While the pre-trained Wav2Vec2 model offers decent performance out of the box, it may not be highly accurate for all domains, accents, or specialized vocabularies. However, its architecture is well-suited for fine-tuning on custom datasets, making it a powerful and accessible option for creating speech-to-text models tailored to your specific use case. Hugging Face provides a detailed guide on how to fine-tune Wav2Vec2 using the Transformers library, allowing developers to quickly adapt the model to their own audio data.
📥 Step 1: Download the ONNX Model
We’ll be using the ONNX version of facebook/wav2vec2-large-960h-lv60-self.

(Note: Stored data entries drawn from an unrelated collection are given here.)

int omc_relax_fetch_shor(omc_instance* h, double* W) {
  if (h && h->staged && h->shor_via_base) {
    if (!W) return 0;
    const size_t B = h->ws.Btot, n = h->n, m = h->m;
    std::vector<double> X(B * n * m), Th(B * m * m);
    int rc = omc_relax_fetch(h, nullptr, nullptr, nullptr, nullptr, nullptr, nullptr, X.data(), Th.data(), nullptr, nullptr, nullptr);
    if (rc) return rc;
    for (size_t b = 0; b < B; ++b)
      for (size_t j = 0; j < m; ++j) {
        double s2 = 0.0;
        for (size_t i = 0; i < n; ++i) { const double x = X[(b * m + j) * n + i]; W[(b * m + j) * n + i] = x * x; s2 += x * x; }
        W[(b * m + j) * n + h->shor_slackrow[j]] += Th[(b * m + j) * m + j] - s2;
      }
    return 0;
  }
  if (!h || !h->staged || !h->shor_on) return fail(OMC_ERR_ARGUMENT, "omc_relax_fetch_shor: no Shor-mode batch staged");
  HIPCHK(hipSetDevice(h->device));
  if (W) HIPCHK(hipMemcpyAsync(W, h->sh.oW, 8 * (size_t)h->sh.Btot * h->n * h->m, hipMemcpyDeviceToHost, h->stream));
  HIPCHK(hipStreamSynchronize(h->stream));
  return 0;
}

int omc_relax_batch_shor(omc_instance* h, int B, const omc_relax_params* params, int cut_type, const int* L, const double* cut_x,
                         const double* cut_Uhat, const int8_t* cut_dir, const double* U_lower, const double* U_upper,
                         const int64_t* n_shor, const int64_t* shor_idx, const int64_t* n_soc, const int64_t* soc_idx, double* objective,
                         double* dual_bound, int* status, int* iters, double* Y, double* U, double* X, double* Theta, double* W,
                         double* lambda_min, double* breakpoint_x, double* solve_time) {
  int rc = omc_relax_stage_shor(h, B, params, cut_type, L, cut_x, cut_Uhat, cut_dir, U_lower, U_upper, n_shor, shor_idx, n_soc, soc_idx);
  if (rc) return rc;
  rc = omc_relax_solve(h);
  if (rc) return rc;
  rc = omc_relax_fetch(h, objective, dual_bound, status, iters, Y, U, X, Theta, lambda_min, breakpoint_x, solve_time);
  if (rc) return rc;
  return omc_relax_fetch_shor(h, W);
}

int omc_relax_append_shor(omc_instance* h, int B2, const int* L, const double* cut_x, const double* cut_Uhat, const int8_t* cut_dir,
                          const int64_t* n_shor, const int64_t* shor_idx, const int64_t* n_soc, const int64_t* soc_idx,
                          const int* load_from, const int* save_to) {
  if (!h) return fail(OMC_ERR_ARGUMENT, "handle is NULL");
  if (h->k > 1) return fail(OMC_ERR_UNSUPPORTED, "omc_relax_append_shor: rank k > 1 is not supported (a batch served by the base engine takes omc_relax_append)");
  if (!h->staged) return fail(OMC_ERR_ARGUMENT, "omc_relax_append_shor: nothing staged");
  if (!h->shor_on) return fail(OMC_ERR_ARGUMENT, "omc_relax_append_shor: the staged batch is not in Shor mode (omc_relax_append)");
  if (B2 <= 0) return fail(OMC_ERR_ARGUMENT, "B must be positive");
  if (!n_shor || !n_soc) return fail(OMC_ERR_ARGUMENT, "n_shor / n_soc is NULL");
  const ShorAppendLists lists = {n_shor, shor_idx, n_soc, soc_idx};
  return append_nodes(h, "omc_relax_append_shor", B2, L, cut_x, cut_Uhat, cut_dir, load_from, save_to, &lists);
}

int shor_append_plan(omc_instance* h, int first, int B2, const ShorAppendLists& l, std::vector<int>& load, std::vector<int>& save, ShorGrouping& g) {
  const ShWS& sh = h->sh;
  const ShorKnownLists known = {&h->sh_byhash, &h->sh_lists, h->sh_group_cap, h->sh_int_cap - h->sh_int_used, h->sh_byte_cap - h->sh_byte_used,
                                sh.nqmax, sh.nv1max, sh.nv2max};
  { int rc0 = shor_list_offsets(B2, l.n_shor, l.shor_idx, l.n_soc, l.soc_idx, g.so, g.co); if (rc0) return rc0; }
  g.index_min = h->sh_index_min; g.stream = h->append_stream; g.grow = false;
  { int rc0 = group_shor_lists(h, B2, l.n_shor, l.shor_idx, l.n_soc, l.soc_idx, &known, g); if (rc0) return rc0; }
  if (load.empty()) return 0;
  const int NG0 = (int)h->sh_lists.size();
  std::lock_guard<std::mutex> lk2(h->sig_mu);
  for (int b = 0; b < B2; ++b) {
    omc_instance::PoolSig sg;
    sg.kind = 2; sg.nq = l.n_shor[b]; sg.nsoc = l.n_soc[b];
    sg.hlist = g.node_group[b] < NG0 ? h->sh_lists[g.node_group[b]].hlist : g.lists[g.node_group[b] - NG0].hlist;
    sg.hsoc = l.n_soc[b] > 0 ? fnv1a(l.soc_idx + 2 * g.co[b], 16 * (size_t)l.n_soc[b], FNV_SEED) : 0;
    shor_warm_filter(h, sg, l.shor_idx + 4 * g.so[b], &load[b], &save[b]);
    h->node_sig[(size_t)first + b] = sg;
  }
  return 0;
}

int shor_append_write(omc_instance* h, const ShorGrouping& g, int first, hipStream_t s, ShorGroupImages& img) {
  return upload_shor_groups(h, g, h->sgInts.as<int>() + h->sh_int_used, h->sgBytes.as<uint8_t>() + h->sh_byte_used,
                            h->sgGroups.as<ShorGroupDev>() + h->sh_lists.size(), h->sgNodeGroup.as<int>() + first, s, img);
}

void shor_append_commit(omc_instance* h, ShorGrouping& g) {
  for (size_t q = 0; q < g.lists.size(); ++q) {
    h->sh_byhash[g.hashes[q]].push_back((int)h->sh_lists.size());
    h->sh_lists.push_back(std::move(g.lists[q]));
  }
  h->sh_int_used += g.tot_int; h->sh_byte_used += g.tot_byte;
}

🔗 Download the model and sample data used in this guide here: Download ONNX Model
🔐 Step 2: Sign Up on Hyperpod AI
Head to app.hyperpodai.com
-
Create a free account (includes 10 free hours)
-
Click on “Upload your Model”
🛠️ Step 3: Set Up Your Project
Fill in the project form like so:
-
Project Name: (Any name — for your reference)
-
Upload Your Model: Upload the ONNX model file you just downloaded
-
Model Type: ONNX
-
Input Batch Size: -1
🔸 Batch size controls how many audio samples are processed at once. If your ONNX model doesn ’t support batching, we recommend setting this to
-1
— this tells the system to use a fixed batch size of 1, which helps reduce cost and speed up inference. Note that in this setup, negative values indicate a fixed batch size, while positive values allow dynamic batching up to the specified maximum. -
Input Shape: [-16000]
🔹 Accepts 1D audio arrays of any length (use negative value for flexible size up to the number).
🔹 For the sake of this quick demo, we’ll set a maximum sequence length to help reduce computational costs. Since the model expects audio sampled at 16 kHz, a sequence length of 16,000 corresponds to about 1 second of audio. You’re free to increase this limit if you want to process longer audio clips — just keep in mind that longer sequences may incur higher costs. Don’t worry though — you’re given $10 in free credits to get started. -
Output Shape: [-16000,32]
🔹 The model outputs a sequence of predicted token IDs.
🔹 The -16000 corresponds to the sequence length in the input shape. -
Input Type: FP32
-
Output Type: FP32
🔹 To learn how to find out the expected input and output type for your model based on the ONNX file, click here.
- Sample Data:
🔹 This allows us to automatically validate your model’s input and output, and helps optimize your deployment for faster inference and lower cost over time.
🔸 You can upload the sample data previously downloaded from Download ONNX Model.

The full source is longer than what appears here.